EXERCISE PROMPT.
Print each entry word for word.

Dataset items:
--------------------------------------------------

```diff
+  const u32 w = blockIdx.x * blockDim.x + threadIdx.x;
+  if (w == 0) *n_uniq = 0u;
+  if (w >= a.n) return;
+  u32 k = 0;
+  uint4 e;
+  bool ok = true;
+  bm_item(a, p, w, k, e, ok);
+  const int ex = e.x & 0xffffu, ey = e.x >> 16;
+  if (ex < p.W && ey < p.H) atomicMin(owner + ey * p.W + ex, w);
+}
+__global__ void __launch_bounds__(256) bm_owner_list_kernel(BmArgs a, DevParams p, const u32* __restrict__ owner, u32* __restrict__ uniq_w,
+                                                            u32* __restrict__ n_uniq) {
+  __shared__ u32 wave_cnt[4];
+  __shared__ u32 base;
+  const u32 w = blockIdx.x * blockDim.x + threadIdx.x;
+  bool own = false;
+  if (w < a.n) {
+    u32 k = 0;
+    uint4 e;
+    bool ok = true;
+    bm_item(a, p, w, k, e, ok);
+    const int ex = e.x & 0xffffu, ey = e.x >> 16;
+    own = !(ex < p.W && ey < p.H) || owner[ey * p.W + ex] == w;
+  }
+  const u64 bal = __ballot(own);
+  const u32 lane = threadIdx.x & 63u, wv = threadIdx.x >> 6;
+  if (lane == 0) wave_cnt[wv] = (u32)__popcll(bal);
+  __syncthreads();
+  if (threadIdx.x == 0) {
+    const u32 total = wave_cnt[0] + wave_cnt[1] + wave_cnt[2] + wave_cnt[3];
+    base = total ? atomicAdd(n_uniq, total) : 0u;
+  }
+  __syncthreads();
+  if (!own) return;
+  u32 off = base + (u32)__popcll(bal & ((1ull << lane) - 1ull));
+  for (u32 i = 0; i < wv; ++i) off += wave_cnt[i];
+  uniq_w[off] = w;
+}
+__global__ void __launch_bounds__(256) bm_fanout_kernel(BmArgs a, DevParams p, const u32* __restrict__ owner) {
+  const u32 w = blockIdx.x * blockDim.x + threadIdx.x;
+  int reason = 0;
+  if (w < a.n) {
+    u32 k = 0;
+    uint4 e;
+    bool ok = true;
+    bm_item(a, p, w, k, e, ok);
+    const int ex = e.x & 0xffffu, ey = e.x >> 16;
+    const u32 o = (ex < p.W && ey < p.H) ? owner[ey * p.W + ex] : w;
+    if (o != w) {
+      const u32 rec = a.search_rec[o];
+      reason = (int)(rec >> 1);
+      ok = (rec & 1u) != 0u;
+      u32 pose_idx = 0;
+      if (ok) {
+        pose_idx = pose_lower_bound(a, e);
+        ok = pose_idx < a.n_pose;
+      }
+      a.out_flags[w] = ok ? 1u : 0u;
+      if (ok) {
+        esvo_match_t m = a.out_slots[o];
+        m.event_idx = k;
+        m.pose_idx = pose_idx;
+        a.out_slots[w] = m;
+      }
+    }
+  }
+  if (a.fail_counters) {
+#pragma unroll
+    for (int r = 1; r <= 3; ++r) {
+      const int n = __popcll(__ballot(reason == r));
+      if (n && (threadIdx.x & 63) == 0)
+        atomicAdd(a.fail_counters + CNT_BM_FAIL + (r - 1) * CNT_STRIPES + (blockIdx.x % CNT_STRIPES), (u32)n);
+    }
+  }
+}
+bool bm_dedupe_applies(const BmArgs& a, const DevParams& p) {
+  return a.n > 0 && !a.gidx && !a.keep_flags && p.ev_nshards == 1 && p.wx == 15 && p.wy == 7;
+}
+void launch_bm_match_dedupe(BmArgs a, const DevParams& p, u32* owner, u32* uniq_w, u32* n_uniq, u32* search_rec, hipStream_t s) {
+  if (a.n == 0) return;
+  const dim3 grid((a.n + 255) / 256), block(256);
+  hipMemsetAsync(owner, 0xff, sizeof(u32) * (size_t)p.W * (size_t)p.H, s);
+  hipLaunchKernelGGL(bm_claim_kernel, grid, block, 0, s, a, p, owner, n_uniq);
+  hipLaunchKernelGGL(bm_owner_list_kernel, grid, block, 0, s, a, p, owner, uniq_w, n_uniq);
+  a.uniq_w = uniq_w; a.n_uniq = n_uniq; a.search_rec = search_rec;
+  launch_bm_match(a, p, s);
+  hipLaunchKernelGGL(bm_fanout_kernel, grid, block, 0, s, a, p, owner);
 }
 
 __global__ void __launch_bounds__(256) compact_matches_kernel(const esvo_match_t* __restrict__ slots, const u32* __restrict__ flags,
diff --git a/esvo_amd/lib.py b/esvo_amd/lib.py
--- a/esvo_amd/lib.py
+++ b/esvo_amd/lib.py
@@ -802,6 +802,12 @@
         self._ck(fn(self.h, out.ctypes.data, out.size))
         return out
 
+    def debug_bm_owner_count(self):
+        n, shared = C.c_uint32(0), C.c_int(0)
+        fn = _dbg_fn("esvo_debug_bm_owner_count", [C.c_void_p, C.c_void_p, C.c_void_p])
+        self._ck(fn(self.h, C.byref(n), C.byref(shared)))
+        return int(n.value) if shared.value else None
+
     def get_committed_map(self):
         out = np.zeros(self.W * self.H, DEPTH_POINT_DTYPE)
         n, t = C.c_size_t(), C.c_uint64()
```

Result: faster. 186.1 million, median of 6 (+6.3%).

--------------------------------------------------

ANSWER SECTION.
```diff
+  const u32 w = blockIdx.x * blockDim.x + threadIdx.x;
+  if (w == 0) *n_uniq = 0u;
+  if (w >= a.n) return;
+  u32 k = 0;
+  uint4 e;
+  bool ok = true;
+  bm_item(a, p, w, k, e, ok);
+  const int ex = e.x & 0xffffu, ey = e.x >> 16;
+  if (ex < p.W && ey < p.H) atomicMin(owner + ey * p.W + ex, w);
+}
+__global__ void __launch_bounds__(256) bm_owner_list_kernel(BmArgs a, DevParams p, const u32* __restrict__ owner, u32* __restrict__ uniq_w,
+                                                            u32* __restrict__ n_uniq) {
+  __shared__ u32 wave_cnt[4];
+  __shared__ u32 base;
+  const u32 w = blockIdx.x * blockDim.x + threadIdx.x;
+  bool own = false;
+  if (w < a.n) {
+    u32 k = 0;
+    uint4 e;
+    bool ok = true;
+    bm_item(a, p, w, k, e, ok);
+    const int ex = e.x & 0xffffu, ey = e.x >> 16;
+    own = !(ex < p.W && ey < p.H) || owner[ey * p.W + ex] == w;
+  }
+  const u64 bal = __ballot(own);
+  const u32 lane = threadIdx.x & 63u, wv = threadIdx.x >> 6;
+  if (lane == 0) wave_cnt[wv] = (u32)__popcll(bal);
+  __syncthreads();
+  if (threadIdx.x == 0) {
+    const u32 total = wave_cnt[0] + wave_cnt[1] + wave_cnt[2] + wave_cnt[3];
+    base = total ? atomicAdd(n_uniq, total) : 0u;
+  }
+  __syncthreads();
+  if (!own) return;
+  u32 off = base + (u32)__popcll(bal & ((1ull << lane) - 1ull));
+  for (u32 i = 0; i < wv; ++i) off += wave_cnt[i];
+  uniq_w[off] = w;
+}
+__global__ void __launch_bounds__(256) bm_fanout_kernel(BmArgs a, DevParams p, const u32* __restrict__ owner) {
+  const u32 w = blockIdx.x * blockDim.x + threadIdx.x;
+  int reason = 0;
+  if (w < a.n) {
+    u32 k = 0;
+    uint4 e;
+    bool ok = true;
+    bm_item(a, p, w, k, e, ok);
+    const int ex = e.x & 0xffffu, ey = e.x >> 16;
+    const u32 o = (ex < p.W && ey < p.H) ? owner[ey * p.W + ex] : w;
+    if (o != w) {
+      const u32 rec = a.search_rec[o];
+      reason = (int)(rec >> 1);
+      ok = (rec & 1u) != 0u;
+      u32 pose_idx = 0;
+      if (ok) {
+        pose_idx = pose_lower_bound(a, e);
+        ok = pose_idx < a.n_pose;
+      }
+      a.out_flags[w] = ok ? 1u : 0u;
+      if (ok) {
+        esvo_match_t m = a.out_slots[o];
+        m.event_idx = k;
+        m.pose_idx = pose_idx;
+        a.out_slots[w] = m;
+      }
+    }
+  }
+  if (a.fail_counters) {
+#pragma unroll
+    for (int r = 1; r <= 3; ++r) {
+      const int n = __popcll(__ballot(reason == r));
+      if (n && (threadIdx.x & 63) == 0)
+        atomicAdd(a.fail_counters + CNT_BM_FAIL + (r - 1) * CNT_STRIPES + (blockIdx.x % CNT_STRIPES), (u32)n);
+    }
+  }
+}
+bool bm_dedupe_applies(const BmArgs& a, const DevParams& p) {
+  return a.n > 0 && !a.gidx && !a.keep_flags && p.ev_nshards == 1 && p.wx == 15 && p.wy == 7;
+}
+void launch_bm_match_dedupe(BmArgs a, const DevParams& p, u32* owner, u32* uniq_w, u32* n_uniq, u32* search_rec, hipStream_t s) {
+  if (a.n == 0) return;
+  const dim3 grid((a.n + 255) / 256), block(256);
+  hipMemsetAsync(owner, 0xff, sizeof(u32) * (size_t)p.W * (size_t)p.H, s);
+  hipLaunchKernelGGL(bm_claim_kernel, grid, block, 0, s, a, p, owner, n_uniq);
+  hipLaunchKernelGGL(bm_owner_list_kernel, grid, block, 0, s, a, p, owner, uniq_w, n_uniq);
+  a.uniq_w = uniq_w; a.n_uniq = n_uniq; a.search_rec = search_rec;
+  launch_bm_match(a, p, s);
+  hipLaunchKernelGGL(bm_fanout_kernel, grid, block, 0, s, a, p, owner);
 }
 
 __global__ void __launch_bounds__(256) compact_matches_kernel(const esvo_match_t* __restrict__ slots, const u32* __restrict__ flags,
diff --git a/esvo_amd/lib.py b/esvo_amd/lib.py
--- a/esvo_amd/lib.py
+++ b/esvo_amd/lib.py
@@ -802,6 +802,12 @@
         self._ck(fn(self.h, out.ctypes.data, out.size))
         return out
 
+    def debug_bm_owner_count(self):
+        n, shared = C.c_uint32(0), C.c_int(0)
+        fn = _dbg_fn("esvo_debug_bm_owner_count", [C.c_void_p, C.c_void_p, C.c_void_p])
+        self._ck(fn(self.h, C.byref(n), C.byref(shared)))
+        return int(n.value) if shared.value else None
+
     def get_committed_map(self):
         out = np.zeros(self.W * self.H, DEPTH_POINT_DTYPE)
         n, t = C.c_size_t(), C.c_uint64()
```

Result: faster. 186.1 million, median of 6 (+6.3%).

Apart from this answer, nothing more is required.